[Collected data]
^^^^

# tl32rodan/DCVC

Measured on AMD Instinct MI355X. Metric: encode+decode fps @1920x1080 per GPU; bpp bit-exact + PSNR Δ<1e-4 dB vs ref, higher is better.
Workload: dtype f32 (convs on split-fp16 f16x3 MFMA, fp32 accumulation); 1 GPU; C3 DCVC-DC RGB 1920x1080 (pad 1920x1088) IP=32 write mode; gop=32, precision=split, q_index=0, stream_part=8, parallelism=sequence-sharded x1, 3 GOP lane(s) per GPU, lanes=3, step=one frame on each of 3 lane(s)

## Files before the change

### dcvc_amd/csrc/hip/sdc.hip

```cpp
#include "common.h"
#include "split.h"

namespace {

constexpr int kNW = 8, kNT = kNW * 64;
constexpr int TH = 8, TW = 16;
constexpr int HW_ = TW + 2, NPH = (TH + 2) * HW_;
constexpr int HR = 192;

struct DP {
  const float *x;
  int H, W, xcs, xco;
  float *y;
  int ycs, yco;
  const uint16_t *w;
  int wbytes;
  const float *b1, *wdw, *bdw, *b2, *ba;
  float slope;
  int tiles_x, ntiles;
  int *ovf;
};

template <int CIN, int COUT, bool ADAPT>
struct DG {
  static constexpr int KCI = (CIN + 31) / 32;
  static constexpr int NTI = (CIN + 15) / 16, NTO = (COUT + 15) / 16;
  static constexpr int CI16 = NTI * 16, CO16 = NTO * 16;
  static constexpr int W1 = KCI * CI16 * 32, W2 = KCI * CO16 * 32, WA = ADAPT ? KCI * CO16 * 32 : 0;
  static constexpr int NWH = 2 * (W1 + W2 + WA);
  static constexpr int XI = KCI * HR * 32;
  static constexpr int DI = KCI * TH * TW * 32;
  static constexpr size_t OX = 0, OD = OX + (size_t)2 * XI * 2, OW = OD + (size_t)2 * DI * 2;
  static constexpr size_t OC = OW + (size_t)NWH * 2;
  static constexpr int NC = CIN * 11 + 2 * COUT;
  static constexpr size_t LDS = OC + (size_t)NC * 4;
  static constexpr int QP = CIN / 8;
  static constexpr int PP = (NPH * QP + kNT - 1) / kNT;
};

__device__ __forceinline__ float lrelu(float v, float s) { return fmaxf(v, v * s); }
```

^^^^

▶ TASK OBJECTIVE:
Return every line from the entries above that contains the word "float".

▶ ANSWER TO THIS EXERCISE:
  const float *x;
  float *y;
  const float *b1, *wdw, *bdw, *b2, *ba;
  float slope;
__device__ __forceinline__ float lrelu(float v, float s) { return fmaxf(v, v * s); }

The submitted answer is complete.